## What needs to be done
Copy, exactly and without additions, every line in the records below from the one holding "const int qb" through the one holding "const T* Kb", both ends included.

[Saved data entries]

-*-

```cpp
extern "C" int smx_set_timing(smx_handle h, int level) {
  if (!h) return SMX_ERR_INVALID;
  h->timing = level == 1;
  h->phase_timing = level == 2;
  return SMX_OK;
}

extern "C" int smx_read_phase_ms(smx_handle h, float* ms, int32_t max_steps, int32_t* n) {
  if (!h || !ms || !n || max_steps < 0) return SMX_ERR_INVALID;
  int32_t count = 0;
  for (size_t i = 0; i < h->ph_used; ++i) {
    hipEvent_t* ph = &h->ph_pool[i * (SMX_PHASE_COUNT + 1)];
    SMX_HIP(hipEventSynchronize(ph[SMX_PHASE_COUNT]));
    if (count >= max_steps) continue;
    for (int p = 0; p < SMX_PHASE_COUNT; ++p) {
      float t = 0.f;
      SMX_HIP(hipEventElapsedTime(&t, ph[p], ph[p + 1]));
      ms[(size_t)count * SMX_PHASE_COUNT + p] = t;
    }
    ++count;
  }
  h->ph_used = 0;
  *n = count;
  return SMX_OK;
}

extern "C" int smx_read_step_ms(smx_handle h, float* ms, int32_t max, int32_t* n) {
  if (!h || !ms || !n || max < 0) return SMX_ERR_INVALID;
  int32_t count = 0;
  for (size_t i = 0; i < h->ev_used; ++i) {
    SMX_HIP(hipEventSynchronize(h->ev_pool[2 * i + 1]));
    float t = 0.f;
    SMX_HIP(hipEventElapsedTime(&t, h->ev_pool[2 * i], h->ev_pool[2 * i + 1]));
    if (count < max) ms[count++] = t;
  }
  h->ev_used = 0;
  *n = count;
  return SMX_OK;
}

extern "C" int smx_last_step_ms(smx_handle h, float* ms) {
  if (!h || !ms) return SMX_ERR_INVALID;
  if (h->ev_used == 0) return fail(h, SMX_ERR_STATE, "no timed step recorded (smx_set_timing(1) then smx_step)");
  const size_t i = h->ev_used - 1;
  SMX_HIP(hipEventSynchronize(h->ev_pool[2 * i + 1]));
  SMX_HIP(hipEventElapsedTime(ms, h->ev_pool[2 * i], h->ev_pool[2 * i + 1]));
  return SMX_OK;
}

extern "C" const char* smx_last_error(smx_handle h) { return h ? h->err.c_str() : g_create_err.c_str(); }

extern "C" void smx_destroy(smx_handle h) {
  if (!h) return;
  if (h->map_blob) (void)hipFree(h->map_blob);
  if (h->knots_blob) (void)hipFree(h->knots_blob);
  if (h->alive_blob) (void)hipFree(h->alive_blob);
  if (h->scan_carry) (void)hipFree(h->scan_carry);
  if (h->slow_blob) (void)hipFree(h->slow_blob);
  if (h->pending_blob) (void)hipFree(h->pending_blob);
  if (h->spill_blob) (void)hipFree(h->spill_blob);
  if (h->knot_table) (void)hipFree(h->knot_table);
  if (h->knot_stats) (void)hipFree(h->knot_stats);
  if (h->ctrl_blob) (void)hipFree(h->ctrl_blob);
  if (h->status_dev) (void)hipFree(h->status_dev);
  if (h->side_ready) {
    for (int i = 0; i < 3; ++i) {
      (void)hipStreamSynchronize(h->side[i]);
      (void)hipStreamDestroy(h->side[i]);
      (void)hipEventDestroy(h->ev_join[i]);
    }
    (void)hipEventDestroy(h->ev_fork);
    (void)hipEventDestroy(h->ev_fork_grid);
  }
  if (h->vias_dev) (void)hipFree(h->vias_dev);
  if (h->via_off_dev) (void)hipFree(h->via_off_dev);
  if (h->missions_blob) (void)hipFree(h->missions_blob);
  if (h->goals_blob) (void)hipFree(h->goals_blob);
  if (h->history_blob) (void)hipFree(h->history_blob);
  if (h->dims_blob) (void)hipFree(h->dims_blob);
  for (hipEvent_t e : h->ev_pool) (void)hipEventDestroy(e);
  for (hipEvent_t e : h->ph_pool) (void)hipEventDestroy(e);
  delete h;
}
```

### smarts_amd/csrc/smx_roadmap.h

```cpp
#pragma once
#include "smx_device.h"

#define SMX_INF 1.0e300

__device__ __forceinline__ smx_lp_rec load_lp(const MapDev& m, int i, int site = 1) {
  return m.lp_rec[SMX_BCHK(site, i, m.n_lanepoints)];
}

struct RoadFacts {
  int lane;
  double dist;
  bool on_road;
  int corner_mask;
};

__device__ inline RoadFacts road_facts_scan(const MapDev& m, double px, double py, double radius, int n_corners,
                                            const double* cx, const double* cy) {
  RoadFacts out;
  out.lane = -1;
  out.dist = SMX_INF;
  out.on_road = false;
  out.corner_mask = 0;
  const double road_radius = fmax(5.0, 2.0 * m.default_lane_width);
  int cx0 = (int)floor((px - radius - m.sg_x0) / m.sg_cell);
// ... 904 lines not shown

__device__ __forceinline__ RouteFilter knot_row_filter(const MapDev& m, int lp) {
  const int road = m.lane_road[m.lp_rec[lp].lane];
  RouteFilter f;
  f.none();
  if (m.road_is_junction[road]) f = junction_filter(m, road);
  return f;
}

__device__ inline void build_knot_row(const MapDev& m, int lp, int lookahead, int ctrl_wps, KnotRow& row) {
  const smx_lp_rec r0 = m.lp_rec[lp];
  const RouteFilter f = knot_row_filter(m, lp);
  const int road = m.lane_road[r0.lane];
  for (int k = 0; k < SMX_WPK_CAP; ++k) row.idx[k] = lp;
  for (int k = 0; k < SMX_WPK_CAP - 1; ++k) row.d[k] = 0.0;
  bool single = true;
  const KnotListHead hd = walk_knot_list(m, f, lp, lookahead, ctrl_wps, r0.x, r0.y, [&](int k, int idx, double term) {
    row.idx[k - 1] = idx;
    if (k >= 2) row.d[k - 2] = term;
    single = single && m.lane_road[m.lp_rec[idx].lane] == road;
  });
  const bool tabled = hd.cnt == 1 && hd.n > 0 && hd.nk <= SMX_WPK_CAP;
  row.n = (int16_t)hd.n;
  row.nk = (int16_t)hd.nk;
  row.nk16 = (uint8_t)hd.nk16;
  row.flags = (uint8_t)((tabled ? SMX_KROW_TABLED : 0) | (tabled && single ? SMX_KROW_SINGLE_ROAD : 0));
  row.pad = 0;
  row.end16 = hd.end16;
  row.f0 = f.n > 0 ? f.road[0] : -1;
  row.f1 = f.n > 1 ? f.road[1] : -1;
  row.road = road;
}

__device__ __forceinline__ bool knot_row_serves(int flags, int f0, int f1, int road, const RouteFilter& f) {
  if (!(flags & SMX_KROW_TABLED) || f.n == SMX_ROUTE_FIXED) return false;
  if (f0 == (f.n > 0 ? f.road[0] : -1) && f1 == (f.n > 1 ? f.road[1] : -1)) return true;
  return f0 < 0 && (flags & SMX_KROW_SINGLE_ROAD) && f.n > 0 && f.last() == road;
}
```

Measured before the change: 10.83 million env-steps/s.

## Precompute per-lanepoint knot records to avoid gathered lanepoint loads in waypoint emit

```diff
diff --git a/smarts_amd/csrc/smx_kernels.hip b/smarts_amd/csrc/smx_kernels.hip
--- a/smarts_amd/csrc/smx_kernels.hip
+++ b/smarts_amd/csrc/smx_kernels.hip
@@ -19,6 +19,9 @@
 #define SMX_COLLISION_LEEWAY 0.05
 #define SMX_POSE_SCAN_RADIUS 10.0
 #define SMX_WPT_PRELOAD 8
+#ifndef SMX_CTRL_RECORDS
+#define SMX_CTRL_RECORDS 0
+#endif
 #define SMX_SLOW_BLOCKS 512
 
 struct KernelArgs {
@@ -50,6 +53,7 @@
   uint8_t* rgb;
   KnotLists knots;
   const KnotRow* knot_table;
+  const KnotRecRow* knot_recs;
   unsigned long long* knot_served;
   MissionsDev missions;
   const int32_t* alive_list;
@@ -1176,15 +1180,21 @@
             r0.lane = 0;
             const int n16 = n32w < SMX_CTRL_WPS ? n32w : SMX_CTRL_WPS;
             double* col = path_lds + threadIdx.x;
-            const int32_t* const knot1 = table ? a.knot_table[stw].idx : a.knots.idx + paths + gid * SMX_WP_LANES + qw;
-            ctrl_waypoints_from_knots<true>(a, knot1, table ? (size_t)1 : paths, r0, nk16, last, n16, px, py,
-                                            [&](int i, const WaypointOut& w) {
-                                              col[(size_t)i * SMX_BLOCK] = w.heading;
-                                              if (i < CTRL_XY) {
-                                                col[(size_t)(SMX_CTRL_WPS + i) * SMX_BLOCK] = w.x;
-                                                col[(size_t)(SMX_CTRL_WPS + CTRL_XY + i) * SMX_BLOCK] = w.y;
-                                              }
-                                            });
+            auto put = [&](int i, const WaypointOut& w) {
+              col[(size_t)i * SMX_BLOCK] = w.heading;
+              if (i < CTRL_XY) {
+                col[(size_t)(SMX_CTRL_WPS + i) * SMX_BLOCK] = w.x;
+                col[(size_t)(SMX_CTRL_WPS + CTRL_XY + i) * SMX_BLOCK] = w.y;
+              }
+            };
+            if (SMX_CTRL_RECORDS && a.knot_recs != nullptr) {
+              const unsigned rw = (unsigned)stw < (unsigned)m.n_lanepoints ? (unsigned)stw : 0u;
+              ctrl_waypoints_from_records<SMX_WPT_PRELOAD>(m, a.knot_recs + rw, a.knot_table[rw].d, r0, nk16 < SMX_KREC_KNOTS ? nk16 : SMX_KREC_KNOTS,
+                                          last >= 0, n16, SMX_CTRL_WPS, px, py, put);
+            } else {
+              const int32_t* const knot1 = table ? a.knot_table[stw].idx : a.knots.idx + paths + gid * SMX_WP_LANES + qw;
+              ctrl_waypoints_from_knots<true>(a, knot1, table ? (size_t)1 : paths, r0, nk16, last, n16, px, py, put);
+            }
             path.n = n16;
 #pragma unroll
             for (int k = 0; k < SMX_CTRL_WPS; ++k) {
@@ -2007,12 +2017,14 @@
   if (n == 0) a.knots.key[path] = -1;
 }
 
-__global__ void __launch_bounds__(SMX_BLOCK) k_knot_table(const MapDev m, const int lookahead, KnotRow* rows, int32_t* stats) {
+__global__ void __launch_bounds__(SMX_BLOCK) k_knot_table(const MapDev m, const int lookahead, KnotRow* rows, KnotRecRow* recs,
+                                                           int32_t* stats) {
   const int lp = (int)(blockIdx.x * SMX_BLOCK + threadIdx.x);
   if (lp >= m.n_lanepoints) return;
   KnotRow row;
   build_knot_row(m, lp, lookahead, SMX_CTRL_WPS, row);
   rows[lp] = row;
+  build_knot_records(m, lp, row, recs[lp]);
   if (row.flags & SMX_KROW_TABLED) atomicAdd(stats, 1);
   if (row.flags & SMX_KROW_SINGLE_ROAD) atomicAdd(stats + 1, 1);
 }
@@ -2235,6 +2247,7 @@
 };
 #define SMX_WPE_SPILL_GROUP_BYTES ((size_t)SMX_BLOCK * (SMX_WPE_KNOTS + 1) * (sizeof(WpKnot) + sizeof(WpKnotLanes)))
 
+template <bool RECS>
 __device__ __forceinline__ void waypoints_emit_role(const KernelArgs& a, const int block) {
   __shared__ WpKnot pool[SMX_WPE_POOL];
   __shared__ WpKnotLanes pool_lanes[SMX_WPE_POOL];
@@ -2268,13 +2281,18 @@
   const int pend = a.seed_pending != nullptr ? (int)a.seed_pending[g] : 0;
   double px = a.st.f64[(size_t)SMX_S_X * total + g], py = a.st.f64[(size_t)SMX_S_Y * total + g];
   PathSeeds seed = load_seeds(a, g, total);
-  const bool table = a.knot_table != nullptr;
+  const bool table = RECS || a.knot_table != nullptr;
   int n_first, nk, cnt, kid0;
   double D = 0.0;
   int kid[KP];
   constexpr int KD = 6;
   double kd[KD];
   bool untabled = false;
+  constexpr bool recs = RECS;
+  static_assert(SMX_WPE_KNOTS <= SMX_KREC_KNOTS, "a record row holds the knots a path lane keeps");
+  double kx[KP], ky[KP], kh[KP];
+  int kl[KP];
+  smx_lp_rec r0 = smx_lp_rec{};
   if (table) {
     kid0 = (seed.road >= 0 && seed.n_lanes <= SMX_WP_LANES && p0 < seed.n_lanes) ? seed_start(m, seed, p0, px, py) : -1;
     if ((unsigned)kid0 >= (unsigned)m.n_lanepoints) kid0 = -1;
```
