__device__ __forceinline__ void att_dma16(const char* gsrc, uint32_t lds_off) {
  asm volatile("s_mov_b32 m0, %1\n\ts_nop 0\n\tglobal_load_lds_dwordx4 %0, off" ::"v"(gsrc), "s"(lds_off) : "memory");
}
__device__ __forceinline__ void att_wait_all() { asm volatile("s_waitcnt vmcnt(0) lgkmcnt(0)" ::: "memory"); }
__device__ __forceinline__ void att_barrier() { asm volatile("s_barrier" ::: "memory"); }

template <typename T, int HD, int QT, bool TAILK = false>
__global__ __launch_bounds__(ATT_THREADS, 2) void attn_bwd_dq_ring_kernel(const AttnP p) {
  using TL = ATile<T, HD>;
  constexpr int KF = Mma<T>::KF, NKF = HD / KF, NDT = HD / 16, CT = KF / 16;
  constexpr int KVB = 64, NKP = KVB / KF;
  constexpr int QB = 4 * QT * 16;
  constexpr int TILE = KVB * TL::RB, STAGE = 2 * TILE;
  constexpr int NCH = KVB * TL::CPR / ATT_THREADS;
  static_assert(sizeof(T) == 2 && KVB * TL::CPR % ATT_THREADS == 0, "bf16 tiles, whole DMA instructions");
  __shared__ __attribute__((aligned(16))) char smem[2 * STAGE];
  const uint32_t smem_lds = (uint32_t)(size_t)(__attribute__((address_space(3))) char*)smem;
  const int tid = threadIdx.x, lane = tid & 63, wave = tid >> 6, il = lane & 15, g = lane >> 4;
  const int qb = blockIdx.x, h = blockIdx.y, pq = blockIdx.z;
  const T* Qb = reinterpret_cast<const T*>(p.Q) + (int64_t)pq * p.q_ps + (int64_t)h * p.q_hs;
  const int qw0 = qb * QB + wave * QT * 16;
  const float c = p.scale * LOG2E;

  u32x4 qf[QT][NKF];
#pragma unroll
  for (int qt = 0; qt < QT; ++qt) {
    const int q = qw0 + qt * 16 + il;
#pragma unroll
    for (int kf = 0; kf < NKF; ++kf) qf[qt][kf] = frag_global<T>(Qb + (int64_t)q * p.q_rs, q < p.Lq, kf, g);
  }
  f32x4 dq[NDT][QT];
#pragma unroll
  for (int d = 0; d < NDT; ++d)
#pragma unroll
    for (int qt = 0; qt < QT; ++qt) dq[d][qt] = f32x4{0.f, 0.f, 0.f, 0.f};

  for (int seg = 0; seg < p.S; ++seg) {
    const int pa = seg == 0 ? pq : (pq + p.P - p.shift) % p.P;
    const T* Kb = reinterpret_cast<const T*>(p.K) + (int64_t)pa * p.k_ps + (int64_t)h * p.k_hs;
    const T* Vb = reinterpret_cast<const T*>(p.V) + (int64_t)pa * p.v_ps + (int64_t)h * p.v_hs;
    const T* dOb = reinterpret_cast<const T*>(p.dO) + (int64_t)seg * p.do_ss + (int64_t)pa * p.do_ps + (int64_t)h * p.do_hs;
    const int64_t statbase = (((int64_t)seg * p.P + pa) * p.H + h) * p.Lq;
    const int nt = (p.Lk + KVB - 1) / KVB;
    auto issue = [&](int t, int buf) {
      const char* zero = reinterpret_cast<const char*>(zero_page);
      const uint32_t sb = smem_lds + (uint32_t)buf * STAGE;
#pragma unroll
      for (int i = 0; i < NCH; ++i) {
        const int cc = tid + i * ATT_THREADS;
        const int row = cc / TL::CPR, ch = (cc % TL::CPR) ^ TL::swz(row);
        const int key = t * KVB + row;
        const char* ks = key < p.Lk ? reinterpret_cast<const char*>(Kb + (int64_t)key * p.k_rs + ch * TL::EPC) : zero;
        const char* vs = key < p.Lk ? reinterpret_cast<const char*>(Vb + (int64_t)key * p.v_rs + ch * TL::EPC) : zero;
        const uint32_t off = __builtin_amdgcn_readfirstlane((uint32_t)((wave * 64 + i * ATT_THREADS) * 16));
        att_dma16(ks, sb + off);
        att_dma16(vs, sb + TILE + off);
      }
    };
    if (seg > 0) att_barrier();
    issue(0, 0);
    u32x4 dof[QT][NKF];
    float lse2[QT], delta[QT];
#pragma unroll
    for (int qt = 0; qt < QT; ++qt) {
      const int q = qw0 + qt * 16 + il;
      const bool ok = q < p.Lq;
#pragma unroll
      for (int kf = 0; kf < NKF; ++kf) dof[qt][kf] = frag_global<T>(dOb + (int64_t)q * p.do_rs, ok, kf, g);
      lse2[qt] = ok ? p.LSE[statbase + q] * LOG2E : INFINITY;
      const T* Ob = reinterpret_cast<const T*>(p.O) + (int64_t)seg * p.o_ss + (int64_t)pa * p.o_ps + (int64_t)h * p.o_hs;
      float part = 0.f;
#pragma unroll
      for (int kf = 0; kf < NKF; ++kf) part += dot8_bf16(dof[qt][kf], frag_global<T>(Ob + (int64_t)q * p.o_rs, ok, kf, g));
      delta[qt] = group4_sum(part);
      if (ok && g == 0) p.Delta[statbase + q] = delta[qt];
    }
    for (int t = 0; t < nt; ++t) {
      att_wait_all();
      att_barrier();
      if (t + 1 < nt) issue(t + 1, (t + 1) & 1);
      const char* Kt = smem + (t & 1) * STAGE;
      const char* Vt = Kt + TILE;
#pragma unroll
      for (int kp = 0; kp < NKP; ++kp) {
        f32x4 s[QT][CT], dp[QT][CT];
#pragma unroll
        for (int ci = 0; ci < CT; ++ci) {
          const int kt = kp * CT + ci;
#pragma unroll
          for (int qt = 0; qt < QT; ++qt) { s[qt][ci] = f32x4{0.f, 0.f, 0.f, 0.f}; dp[qt][ci] = f32x4{0.f, 0.f, 0.f, 0.f}; }
#pragma unroll
          for (int kf = 0; kf < NKF; ++kf) {
            const u32x4 ka = frag_kc<T, HD>(Kt, kt * 16, kf, il, g);
            const u32x4 va = frag_kc<T, HD>(Vt, kt * 16, kf, il, g);
#pragma unroll
            for (int qt = 0; qt < QT; ++qt) {
              s[qt][ci] = Mma<T>::mma(ka, qf[qt][kf], s[qt][ci]);
              dp[qt][ci] = Mma<T>::mma(va, dof[qt][kf], dp[qt][ci]);
            }
          }
        }
        if constexpr (TAILK) {
          if (t * KVB + (kp + 1) * KF > p.tail_start) add_tail_bias_t<QT, CT>(s, t * KVB + kp * KF, g, p.tail_start, p.tail_bias);
        }
#pragma unroll
        for (int qt = 0; qt < QT; ++qt)
#pragma unroll
          for (int ci = 0; ci < CT; ++ci)
#pragma unroll
            for (int r = 0; r < 4; ++r) {
              const float pv = fast_exp2(s[qt][ci][r] * c - lse2[qt]);
              s[qt][ci][r] = pv * (dp[qt][ci][r] - delta[qt]);
            }
        u32x4 db[QT];
#pragma unroll
        for (int qt = 0; qt < QT; ++qt) db[qt] = frag_from_acc<T>(&s[qt][0]);
#pragma unroll
        for (int d = 0; d < NDT; ++d) {
          const u32x4 kta = frag_tr<T, HD>(Kt, kp * KF, d * 16, il, g);
#pragma unroll
          for (int qt = 0; qt < QT; ++qt) dq[d][qt] = Mma<T>::mma(kta, db[qt], dq[d][qt]);
        }
      }
    }
  }
  T* dQb = reinterpret_cast<T*>(p.dQ) + (int64_t)pq * p.dq_ps + (int64_t)h * p.dq_hs;
#pragma unroll
  for (int qt = 0; qt < QT; ++qt) {
    const int q = qw0 + qt * 16 + il;
    if (q < p.Lq) {
#pragma unroll
      for (int d = 0; d < NDT; ++d)
        store4_fam<4, T>(dQb + (int64_t)q * p.dq_rs + d * 16 + 4 * g, dq[d][qt] * p.scale);
    }
  }
}
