template <int BM, int BN, int EPI, int WM = 2, int WN = 2, bool LDS_EPI = false>
__device__ __forceinline__ void gemm_finish(f32x4 (&acc)[BM / (16 * WM)][BN / (16 * WN)], uint8_t* smem, const bf16_t* __restrict__ bias,
                                            const bf16_t* __restrict__ R, int ldr, bf16_t* __restrict__ C, int ldc,
                                            const int* __restrict__ c_rows, int M, int N, int ksplit, int ks, int bid,
                                            int nwg, int bm0, int bn0, float* __restrict__ slab,
                                            unsigned* __restrict__ tickets) {
    constexpr int TM = BM / (16 * WM), TN = BN / (16 * WN), NT = 64 * WM * WN;
    const int tid = threadIdx.x, lane = tid & 63, wid = tid >> 6;
    const int wm0 = (wid / WN) * (BM / WM), wn0 = (wid % WN) * (BN / WN);
// ... 643 lines not shown
            for (int i = 0; i < TM; ++i) {
#pragma unroll
                for (int j = 0; j < TN; ++j)
                    acc[i][j] = __builtin_amdgcn_mfma_f32_16x16x32_bf16(fa[i], fb[j], acc[i][j], 0, 0, 0);
                if (SPREAD && more) {
                    const int r = kk * TM + i;
#pragma unroll
                    for (int pc = 0; pc < LPW; ++pc)
                        if ((STAGES == 2 ? min(pc, 2 * TM - 1) : pc * (2 * TM) / LPW) == r) {
                            if (pc < LPA)
                                ring_issue_one(A, lda, bm0, M - 1, k_next, img_next, wid + pc * (NT / 64), lane);
                            else
                                ring_issue_one(W, ldw, bn0, N - 1, k_next, img_next + BM * 128,
                                               wid + (pc - LPA) * (NT / 64), lane);
                        }
                }
            }
        }
    }
    __syncthreads();
    gemm_finish<BM, BN, EPI, WM, WN, WIDE_EPI>(acc, smem, bias, R, ldr, C, ldc, c_rows, M, N, ksplit, ks, bid, nwg, bm0, bn0, slab, tickets);
}


template <int EPI>
__device__ __forceinline__ void p8_finish_wide(f32x4 (&acc)[8][4], uint8_t* scratch, const bf16_t* __restrict__ bias,
                                               const bf16_t* __restrict__ R, int ldr, bf16_t* __restrict__ C, int ldc,
                                               const int* __restrict__ c_rows, int M, int N, int row_base, int col_base, int lane) {
    constexpr bool SW = EPI == ZE_EPI_SWIGLU, F32 = EPI == ZE_EPI_F32;
    constexpr int EB = F32 ? 4 : 2;
    constexpr int OW = SW ? 32 : 64;
    constexpr int ROWB = OW * EB;
    constexpr int PPR = ROWB / 16;
    constexpr int CR = 4096 / ROWB > 32 ? 32 : 4096 / ROWB;
    constexpr int TI = CR / 16;
    const int fr = lane & 15, fq = lane >> 4;
    float b[4];
#pragma unroll
    for (int j = 0; j < 4; ++j) {
        const int ncol = col_base + j * 16 + fr;
        b[j] = (bias && ncol < N) ? bf16_to_f32(bias[ncol]) : 0.f;
    }
    const int ocol_base = SW ? col_base / 2 : col_base, on = SW ? N / 2 : N;
#pragma unroll
    for (int c = 0; c < 128 / CR; ++c) {
#pragma unroll
        for (int ii = 0; ii < TI; ++ii) {
            const int i = TI * c + ii;
#pragma unroll
            for (int j = 0; j < 4; j += (SW ? 2 : 1)) {
#pragma unroll
                for (int r = 0; r < 4; ++r) {
                    const int lrow = ii * 16 + fq * 4 + r;
                    const int swz = (lrow & (PPR - 1)) << 4;
                    float v;
                    int col;
                    if (SW) {
                        const float g = bf16_round(acc[i][j][r] + b[j]);
                        const float u = bf16_round(acc[i][j + 1][r] + b[j + 1]);
                        v = bf16_round(silu_f(g)) * u;
                        col = (j / 2) * 16 + fr;
                    } else {
                        v = bf16_round(acc[i][j][r] + b[j]);
                        if (EPI == ZE_EPI_GELU) v = gelu_erf(v);
                        col = j * 16 + fr;
                    }
                    if (F32) *reinterpret_cast<float*>(scratch + lrow * ROWB + ((col * 4) ^ swz)) = v;
                    else *reinterpret_cast<bf16_t*>(scratch + lrow * ROWB + ((col * 2) ^ swz)) = f32_to_bf16(v);
                }
            }
        }
        asm volatile("s_waitcnt lgkmcnt(0)" ::: "memory");
        constexpr int RPI = 64 / PPR;
#pragma unroll
        for (int it = 0; it < CR / RPI; ++it) {
            const int lrow = it * RPI + lane / PPR, piece = lane % PPR;
            uint4 v = *reinterpret_cast<const uint4*>(scratch + lrow * ROWB + ((piece ^ (lrow & (PPR - 1))) << 4));
            const int row = row_base + c * CR + lrow;
            const int col = ocol_base + piece * (16 / EB);
            if (row < M && col < on) {
                const int orow = c_rows ? c_rows[row] : row;
                if (EPI == ZE_EPI_RESIDUAL) {
                    const uint4 rr = *reinterpret_cast<const uint4*>(R + (size_t)row * ldr + col);
                    const uint32_t* pv = reinterpret_cast<const uint32_t*>(&v);
                    const uint32_t* pr = reinterpret_cast<const uint32_t*>(&rr);
                    uint32_t o[4];
#pragma unroll
                    for (int q = 0; q < 4; ++q) {
                        const float lo = __uint_as_float(pr[q] << 16) + __uint_as_float(pv[q] << 16);
                        const float hi = __uint_as_float(pr[q] & 0xffff0000u) + __uint_as_float(pv[q] & 0xffff0000u);
                        o[q] = (uint32_t)f32_to_bf16(lo) | ((uint32_t)f32_to_bf16(hi) << 16);
                    }
                    v = make_uint4(o[0], o[1], o[2], o[3]);
                }
                if (F32) *reinterpret_cast<uint4*>(reinterpret_cast<float*>(C) + (size_t)orow * ldc + col) = v;
                else *reinterpret_cast<uint4*>(C + (size_t)orow * ldc + col) = v;
            }
        }
        asm volatile("s_waitcnt lgkmcnt(0)" ::: "memory");
    }
}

-*-

## Answer for the task
  const int qb = blockIdx.x, h = blockIdx.y, pq = blockIdx.z;
  const T* Qb = reinterpret_cast<const T*>(p.Q) + (int64_t)pq * p.q_ps + (int64_t)h * p.q_hs;
  const int qw0 = qb * QB + wave * QT * 16;
  const float c = p.scale * LOG2E;

  u32x4 qf[QT][NKF];
#pragma unroll
  for (int qt = 0; qt < QT; ++qt) {
    const int q = qw0 + qt * 16 + il;
#pragma unroll
    for (int kf = 0; kf < NKF; ++kf) qf[qt][kf] = frag_global<T>(Qb + (int64_t)q * p.q_rs, q < p.Lq, kf, g);
  }
  f32x4 dq[NDT][QT];
#pragma unroll
  for (int d = 0; d < NDT; ++d)
#pragma unroll
    for (int qt = 0; qt < QT; ++qt) dq[d][qt] = f32x4{0.f, 0.f, 0.f, 0.f};

  for (int seg = 0; seg < p.S; ++seg) {
    const int pa = seg == 0 ? pq : (pq + p.P - p.shift) % p.P;
    const T* Kb = reinterpret_cast<const T*>(p.K) + (int64_t)pa * p.k_ps + (int64_t)h * p.k_hs;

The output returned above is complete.